Wer vorher zwei, drei Stunden in einer Oper gesessen ist, wird es auch noch ein paar Minuten aushalten.
Oder soll jetzt das Orchester schneller spielen oder das Stück auf 45 Minuten gekürzt werden, damit die Leute noch früher das Theater verlassen können?
Dass Applaus und Verbeugen Teil einer Theatervorstellung oder eines Konzerts sind, scheinen manche Leute auch nach Jahren noch nicht begriffen zu haben.
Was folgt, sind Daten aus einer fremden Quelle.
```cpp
#ifndef ML3D_ATTN_B3
#define ML3D_ATTN_B3 3
// ... 24 lines not shown
struct LinArgs {
    const float* a0; int c0;
    const float* a1; int c1;
    const int32_t* gather;
    int64_t rows_per_item;
    int64_t a1_rows_per_item;
    const float* wt;
    const float* bias;
    const float* bias2;
    float* out;
    int64_t m_total;
    int cout;
    int act;
    float slope;
    void* pack_ws; size_t pack_bytes;
};

__global__ void __launch_bounds__(256)
head_fc0_mlp1(const float* __restrict__ x, int c0, const float* __restrict__ w0, const float* __restrict__ b0,
              const float* __restrict__ w1, const float* __restrict__ b1, int64_t m, float* __restrict__ feat,
              float* __restrict__ f1) {
    const int64_t i = (int64_t)blockIdx.x * blockDim.x + threadIdx.x;
    if (i >= m) return;
    float f[8], g[8];
#pragma unroll
    for (int c = 0; c < 8; ++c) f[c] = b0[c];
    const float* xr = x + i * c0;
    for (int j = 0; j < c0; ++j) {
        const float v = xr[j];
#pragma unroll
// ... 2226 lines not shown
    if (a.m_total <= 0) return 0;
    int64_t items = ((a.m_total + LIN_RM - 1) / LIN_RM) * a.cout;
    hipLaunchKernelGGL(linear_act, dim3((unsigned)((items + 255) / 256)), dim3(256), 0, st, a);
    return hipGetLastError() == hipSuccess ? 0 : ML3D_E_LAUNCH;
}

static int launch_linear_auto(const LinArgs& a, hipStream_t st) {
    if (!a.a1 && a.m_total >= fuse_rows()) {
        const ChainArgs c = chain_of(&a, 1);
        if (a.cout == 8 && mlp_shape_matches<ShapeLin16x8>(c)) return launch_mlp_wave_s<ShapeLin16x8, 8>(c, st);
        if (a.cout == 8 && mlp_shape_matches<ShapeLin8x8>(c)) return launch_mlp_wave_s<ShapeLin8x8, 8>(c, st);
        if (a.cout == 32 && mlp_shape_matches<ShapeLin64x32>(c)) return launch_mlp_wave_s<ShapeLin64x32, 8>(c, st);
        if (a.cout == 32 && mlp_shape_matches<ShapeLin32x32>(c)) return launch_mlp_wave_s<ShapeLin32x32, 8>(c, st);
        if (a.cout == 64 && mlp_shape_matches<ShapeLin32x64>(c)) return launch_mlp_wave_s<ShapeLin32x64, 8>(c, st);
    }
    if ((ML3D_LIN_B3_MINK) > 0 && a.pack_ws && !a.gather && a.c0 % 32 == 0 && (a.a1 ? a.c1 : 0) % 32 == 0 &&
        a.c0 + (a.a1 ? a.c1 : 0) >= (ML3D_LIN_B3_MINK) && a.cout % 4 == 0) {
        const int K = a.c0 + (a.a1 ? a.c1 : 0);
        const size_t need = gemm_pack_bf16x3_bytes(K, a.cout);
        if (need > 0 && need <= a.pack_bytes && gemm_pack_bf16x3(a.wt, K, a.cout, a.pack_ws, st) == 0) {
            const Epilogue ep = Epilogue::of(a.bias, a.act ? 1 : 0, a.slope).second_bias(a.bias2);
            const int rc = gemm_rows_bf16x3(a.a0, a.c0, a.c0, a.a1, a.c1, a.a1 ? a.c1 : 0, a.m_total, a.pack_ws, a.cout, ep, a.out,
                                            a.cout, nullptr, 0, st);
            if (rc != ML3D_E_UNSUPPORTED) return rc;
        }
    }
    if (a.c0 + a.c1 >= 8) {
        RowsA A;
        A.a = a.a0; A.lda = a.c0; A.k1 = a.c0;
        A.gather = a.a1 ? a.gather : nullptr; A.gather_stride = 1; A.a_rows = a.a1_rows_per_item;
        A.a2 = a.a1; A.lda2 = a.c1; A.k2 = a.a1 ? a.c1 : 0;
        A.gather_on_a2 = 1; A.g_rows_per_item = a.rows_per_item; A.g_src_rows_per_item = a.a1_rows_per_item;
        const Epilogue ep = Epilogue::of(a.bias, a.act ? 1 : 0, a.slope).second_bias(a.bias2);
        return gemm_rows(A, a.wt, a.m_total, a.cout, a.c0 + A.k2, ep, a.out, a.cout, nullptr, 0, st);
    }
    return launch_linear(a, st);
}
// ... 70 lines not shown
}

static size_t lin_pack_bytes(const ml3d_randla_desc* d) {
    size_t m = 0;
    int d_in = d->dim_features;
    for (int l = 0; l < d->num_layers; ++l) {
        const int dd = d->dim_output[l];
        const size_t a = gemm_pack_bf16x3_bytes(dd, dd), b = gemm_pack_bf16x3_bytes(dd + d_in, 2 * dd), c = gemm_pack_bf16x3_bytes(dd, dd / 2);
        m = a > m ? a : m; m = b > m ? b : m; m = c > m ? c : m;
        d_in = 2 * dd;
    }
    const size_t e = gemm_pack_bf16x3_bytes(d_in, d_in);
    return (e > m ? e : m) + 256;
}

static size_t fwd_ws_floats(const ml3d_randla_desc* d) {
    int64_t n[ML3D_RANDLA_MAX_LAYERS + 1];
    n[0] = d->num_points;
    for (int l = 0; l < d->num_layers; ++l) n[l + 1] = n[l] / d->sub_sampling_ratio[l];
    auto al = [](int64_t x) { return (x + 63) & ~(int64_t)63; };
    int64_t B = d->batch, f = 0;
    f += al(B * n[0] * d->dim_features);
    for (int l = 0; l < d->num_layers; ++l) {
        int64_t dd = d->dim_output[l], h = dd / 2;
        f += 2 * al(B * n[l] * h) + al(B * n[l] * 2 * dd) + al(B * n[l + 1] * 2 * dd) + 2 * al(B * n[l] * dd);
    }
    int64_t Dm = 2 * d->dim_output[d->num_layers - 1];
    f += al(B * n[d->num_layers] * Dm);
    int ed[ML3D_RANDLA_MAX_LAYERS + 1];
    enc_dims(d, ed);
    for (int i = 0; i < d->num_layers; ++i) {
        const int lev = d->num_layers - 1 - i, skip_c = ed[d->num_layers + 1 - i - 2];
        f += al(B * n[lev] * skip_c) + al(B * n[lev + 1] * skip_c);
    }
    f += al(B * n[0] * 64) + al(B * n[0] * 32);
    f += al((int64_t)(lin_pack_bytes(d) + 3) / 4) + 64;
    return (size_t)f;
}

}

using namespace ml3d;

extern "C" int ml3d_randla_param_layout(const ml3d_randla_desc* desc, int64_t* offsets_out, int max_slots) {
    if (!desc_ok(desc) || !offsets_out) return ML3D_E_INVALID;
    Layout L;
    make_layout(desc, &L);
    if (max_slots < L.n_slots + 1) return ML3D_E_INVALID;
    for (int i = 0; i <= L.n_slots; ++i) offsets_out[i] = L.off[i];
    return L.n_slots;
}

extern "C" size_t ml3d_randla_forward_workspace_bytes(const ml3d_randla_desc* desc) {
    if (!desc_ok(desc)) return 0;
    return fwd_ws_floats(desc) * 4 + 256;
}

extern "C" int ml3d_randla_forward(const ml3d_randla_desc* d, const float* params, const float* features,
                                   const float* points, const int32_t* const* neighbor_idx,
                                   const int32_t* const* interp_idx, float* out_scores, void* workspace,
                                   size_t workspace_bytes, void* stream) {
    return ml3d_randla_forward_traced(d, params, features, points, neighbor_idx, interp_idx, out_scores, workspace,
                                      workspace_bytes, stream, nullptr);
}

extern "C" int ml3d_randla_forward_traced(const ml3d_randla_desc* d, const float* params, const float* features,
                                          const float* points, const int32_t* const* neighbor_idx,
                                          const int32_t* const* interp_idx, float* out_scores, void* workspace,
                                          size_t workspace_bytes, void* stream, const ml3d_trace* trace) {
    return ml3d_randla_forward_ordered(d, params, features, points, neighbor_idx, interp_idx, nullptr, out_scores,
                                       workspace, workspace_bytes, stream, trace);
}

extern "C" int ml3d_randla_forward_ordered(const ml3d_randla_desc* d, const float* params, const float* features,
                                           const float* points, const int32_t* const* neighbor_idx,
                                           const int32_t* const* interp_idx, const int32_t* const* tile_order,
                                           float* out_scores, void* workspace, size_t workspace_bytes, void* stream,
                                           const ml3d_trace* trace) {
    if (!desc_ok(d) || !params || !features || !points || !neighbor_idx || !interp_idx || !out_scores)
        return ML3D_E_INVALID;
    if (d->num_neighbors != RK) return ML3D_E_UNSUPPORTED;
    if (workspace_bytes < ml3d_randla_forward_workspace_bytes(d)) return ML3D_E_WORKSPACE;
    hipStream_t st = (hipStream_t)stream;
    const Tracer T = {trace, st};
    const int Lr = d->num_layers;
    const int64_t B = d->batch;
    int64_t n[ML3D_RANDLA_MAX_LAYERS + 1];
    n[0] = d->num_points;
    for (int l = 0; l < Lr; ++l) n[l + 1] = n[l] / d->sub_sampling_ratio[l];
    if (n[Lr] < 1) return ML3D_E_INVALID;
    if (n[Lr - 1] < RK) return ML3D_E_UNSUPPORTED;
    Layout L;
    make_layout(d, &L);
    auto P = [&](int slot) { return params + L.off[slot]; };
    float* wsf = (float*)ws_align(workspace);
    auto take = [&](int64_t count) { float* p = wsf; wsf += (count + 63) & ~(int64_t)63; return p; };

    const size_t pack_bytes = lin_pack_bytes(d);
    void* pack_ws = take((int64_t)(pack_bytes + 3) / 4);
    auto lin = [&](const float* in, int k, int w, int b, float* out, int64_t rows, int cout, float slope,
                   const float* in1 = nullptr, int k1 = 0, int b2 = -1) {
        LinArgs a = {};
        a.pack_ws = pack_ws; a.pack_bytes = pack_bytes;
        a.a0 = in; a.c0 = k; a.a1 = in1; a.c1 = k1;
        a.wt = P(w); a.bias = b >= 0 ? P(b) : nullptr; a.bias2 = b2 >= 0 ? P(b2) : nullptr;
        a.out = out; a.m_total = rows; a.cout = cout; a.act = slope != 0.f; a.slope = slope;
        return a;
    };
    auto run = [&](int tag, const LinArgs& a) { return T.traced(tag, [&] { return launch_linear_auto(a, st); }); };
    int rc = 0;
    float* feat = take(B * n[0] * d->dim_features);
    float* f1_head = nullptr;
    if (d->dim_features == 8 && d->dim_output[0] == 16) {
        f1_head = take(B * n[0] * 8);
        const int64_t m = B * n[0];
        rc = T.traced(1000, [&] {
            hipLaunchKernelGGL(head_fc0_mlp1, dim3((unsigned)((m + 255) / 256)), dim3(256), 0, st, features, d->in_channels, P(0), P(1),
                               P(2), P(3), m, feat, f1_head);
// ... 100 lines not shown
    int cprev = Dm;
    for (int i = 0; i < Lr; ++i) {
        const int lev = Lr - 1 - i;
        const int skip_c = ed[Lr + 1 - i - 2];
        float* outp = take(B * n[lev] * skip_c);
        LinArgs a = lin(enc_keep[Lr + 1 - i - 2], skip_c, slot, slot + 1, outp, B * n[lev], skip_c, 0.2f, cur, cprev);
        a.gather = interp_idx[lev]; a.rows_per_item = n[lev]; a.a1_rows_per_item = n[lev + 1];
        if (i == Lr - 1) {
            LinArgs g[4] = {a};
            fc1(g + 1, outp, skip_c, nullptr, nullptr);
            const ChainArgs ch = chain_of(g, 4);
            if (mlp_shape_matches<ShapeDecFc1>(ch)) return T.traced(1200, [&] { return launch_chain_auto(ch, st); });
        }
        if (n[lev] >= 64 && (skip_c & 3) == 0 && (cprev & 3) == 0 && skip_c >= 8) {
            float* up = take(B * n[lev + 1] * skip_c);
            rc = T.traced(1100 + i, [&] {
                RowsA Au = {};
                Au.a = cur; Au.lda = cprev; Au.k1 = cprev;
                const int r = gemm_rows(Au, a.wt + (int64_t)skip_c * skip_c, B * n[lev + 1], skip_c, cprev, Epilogue{}, up, skip_c, nullptr, 0, st);
                if (r) return r;
                RowsA As = {};
                As.a = a.a0; As.lda = skip_c; As.k1 = skip_c;
                const Epilogue e1 = Epilogue::of(a.bias, 1, 0.2f).residual_rows(up, skip_c).gathered_residual(a.gather, 0, n[lev + 1], n[lev], n[lev + 1]);
                return gemm_rows(As, a.wt, a.m_total, skip_c, skip_c, e1, outp, skip_c, nullptr, 0, st);
            });
        } else {
            rc = run(1100 + i, a);
        }
        if (rc) return rc;
        slot += 2;
        cur = outp;
        cprev = skip_c;
    }
    float* t0 = take(B * n[0] * 64);
    float* t1 = take(B * n[0] * 32);
    LinArgs g[3];
    fc1(g, cur, cprev, t0, t1);
    return launch_linears(g, 3, true, T, 1200, st);
// ... 53 lines not shown
```

### open3d-ml_amd/ml3d/_abi.py

```python
import ctypes as C
import os

_HERE = os.path.dirname(os.path.abspath(__file__))
LIB_PATH = os.path.join(_HERE, "lib", "libml3d_hip.so")
MAX_LAYERS = 8
_lib = None

ERRORS = {-1: "invalid argument", -2: "workspace too small", -3: "HIP launch failed", -4: "unsupported configuration"}

ABI_VERSION = 13

SYMBOLS = [
    "ml3d_abi_version",
    "ml3d_knn_workspace_bytes",
    "ml3d_knn_search",
    "ml3d_radius_workspace_bytes",
    "ml3d_radius_count",
    "ml3d_radius_fill",
    "ml3d_radius_dense_workspace_bytes",
    "ml3d_radius_dense_gather",
    "ml3d_radius_dense_expand",
    "ml3d_ragged_to_dense",
    "ml3d_voxelize_workspace_bytes",
    "ml3d_voxelize_count",
# ... 44 lines not shown
    "ml3d_vote_update",
    "ml3d_randla_gather_max",
    "ml3d_randla_gather_max_backward",
    "ml3d_randla_attentive_pool",
    "ml3d_randla_attentive_pool_backward",
    "ml3d_argmax_labels",
    "ml3d_randla_pyramid_workspace_bytes",
    "ml3d_randla_knn_pyramid",
    "ml3d_randla_param_layout",
    "ml3d_randla_forward_workspace_bytes",
    "ml3d_randla_forward",
    "ml3d_randla_forward_traced",
    "ml3d_randla_knn_pyramid_traced",
    "ml3d_randla_knn_pyramid_ordered",
    "ml3d_randla_forward_ordered",
    "ml3d_gemm_tn",
    "ml3d_batchnorm_train_workspace_bytes", "ml3d_batchnorm_train_forward", "ml3d_batchnorm_train_backward",
    "ml3d_gather_rows", "ml3d_scatter_add_rows", "ml3d_gather_pool_backward",
    "ml3d_kpconv_deformed_weighted", "ml3d_kpconv_deformed_weighted_backward",
    "ml3d_kpconv_offset_regulariser_blocks", "ml3d_kpconv_offset_regulariser",
    "ml3d_randla_attention_stage", "ml3d_randla_attention_stage_backward_workspace_bytes", "ml3d_randla_attention_stage_backward",
    "ml3d_fps_workspace_bytes", "ml3d_furthest_point_sampling", "ml3d_pt_attention", "ml3d_pt_transition_down",
    "ml3d_pt_interpolate",
    "ml3d_pvcnn_voxel_coords", "ml3d_avg_voxelize_workspace_bytes", "ml3d_avg_voxelize", "ml3d_conv3d_ndhwc_bf16x3",
    "ml3d_trilinear_devoxelize", "ml3d_segment_max_rows_workspace_bytes", "ml3d_segment_max_rows",
    "ml3d_scn_build_workspace_bytes", "ml3d_scn_build", "ml3d_sparse_conv_bf16x3", "ml3d_scn_bn_relu",
    "ml3d_ball_query", "ml3d_pn2_sa_fused_supported", "ml3d_pn2_sa_mlp_max", "ml3d_pn2_group_rows", "ml3d_pn2_interpolate",
]


# ... 249 lines not shown
    lib.ml3d_randla_param_layout.restype = C.c_int
    lib.ml3d_randla_param_layout.argtypes = [C.POINTER(RandlaDesc), vp, i32]
    lib.ml3d_randla_forward_workspace_bytes.restype = sz
    lib.ml3d_randla_forward_workspace_bytes.argtypes = [C.POINTER(RandlaDesc)]
    lib.ml3d_randla_forward.restype = C.c_int
    lib.ml3d_randla_forward.argtypes = [C.POINTER(RandlaDesc), vp, vp, vp, vp, vp, vp, vp, sz, vp]
    lib.ml3d_randla_forward_traced.restype = C.c_int
    lib.ml3d_randla_forward_traced.argtypes = [C.POINTER(RandlaDesc), vp, vp, vp, vp, vp, vp, vp, sz, vp, C.POINTER(Trace)]
    lib.ml3d_randla_knn_pyramid_traced.restype = C.c_int
    lib.ml3d_randla_knn_pyramid_traced.argtypes = [vp, i64, i64, i32, vp, i32, vp, vp, vp, sz, vp, C.POINTER(Trace)]
    lib.ml3d_randla_knn_pyramid_ordered.restype = C.c_int
    lib.ml3d_randla_knn_pyramid_ordered.argtypes = [vp, i64, i64, i32, vp, i32, vp, vp, vp, vp, sz, vp, C.POINTER(Trace)]
    lib.ml3d_randla_forward_ordered.restype = C.c_int
    lib.ml3d_randla_forward_ordered.argtypes = [C.POINTER(RandlaDesc), vp, vp, vp, vp, vp, vp, vp, vp, sz, vp,
                                                C.POINTER(Trace)]
    return lib


def get():
    global _lib
    if _lib is None:
        if not os.path.exists(LIB_PATH):
            raise RuntimeError(
                "ml3d: %s is missing — build it with `python -c 'import __graft_entry__ as g; g.build()'` "
                "(hipcc --offload-arch=gfx950).  There is no CPU fallback." % LIB_PATH)
        lib = bind(C.CDLL(LIB_PATH))
        got = int(lib.ml3d_abi_version())
        if got != ABI_VERSION:
            raise RuntimeError("ml3d: %s has ABI version %d, this binding was written against %d (include/ml3d_hip.h) — rebuild "
                               "it with `python -c 'import __graft_entry__ as g; g.build()'`" % (LIB_PATH, got, ABI_VERSION))
# ... 69 lines not shown
```

### open3d-ml_amd/ml3d/engine.py

```python
import ctypes as C
import os

import torch

from . import _abi
from .ops import pyramid_sizes
from .torch.models import _randla_pack
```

sie scheinen nicht begriffen zu haben, dass es jedem frei steht, das theater wann immer zu verlassen - und ich nahm bezug darauf, dass der intendant immer versucht, wenn der applaus abzuebben beginnt, gegenzusteuern, indem er das saallich solange es geht nicht aufdrehen läßt und bereits der größte teil des publikums in dunkelheit zu den ausgängen tappt und das ist unverantwortlich und gibt`s nur im th. a. d. wien.

Das SAALLICHT

- mit dieser Hinauszögerung wird doch nur versucht, Applaus auszulösen. Würde's gleich hell, nützten viele Besucher doch diese Chance zur Flucht!

andere vorstellung?

da waren sie wohl in einer anderen vorstellung als ich? ich fand daniels eher enttäuschend, aber ansonsten eine stimmige runde inszenierung mit einem herausragenden boesch.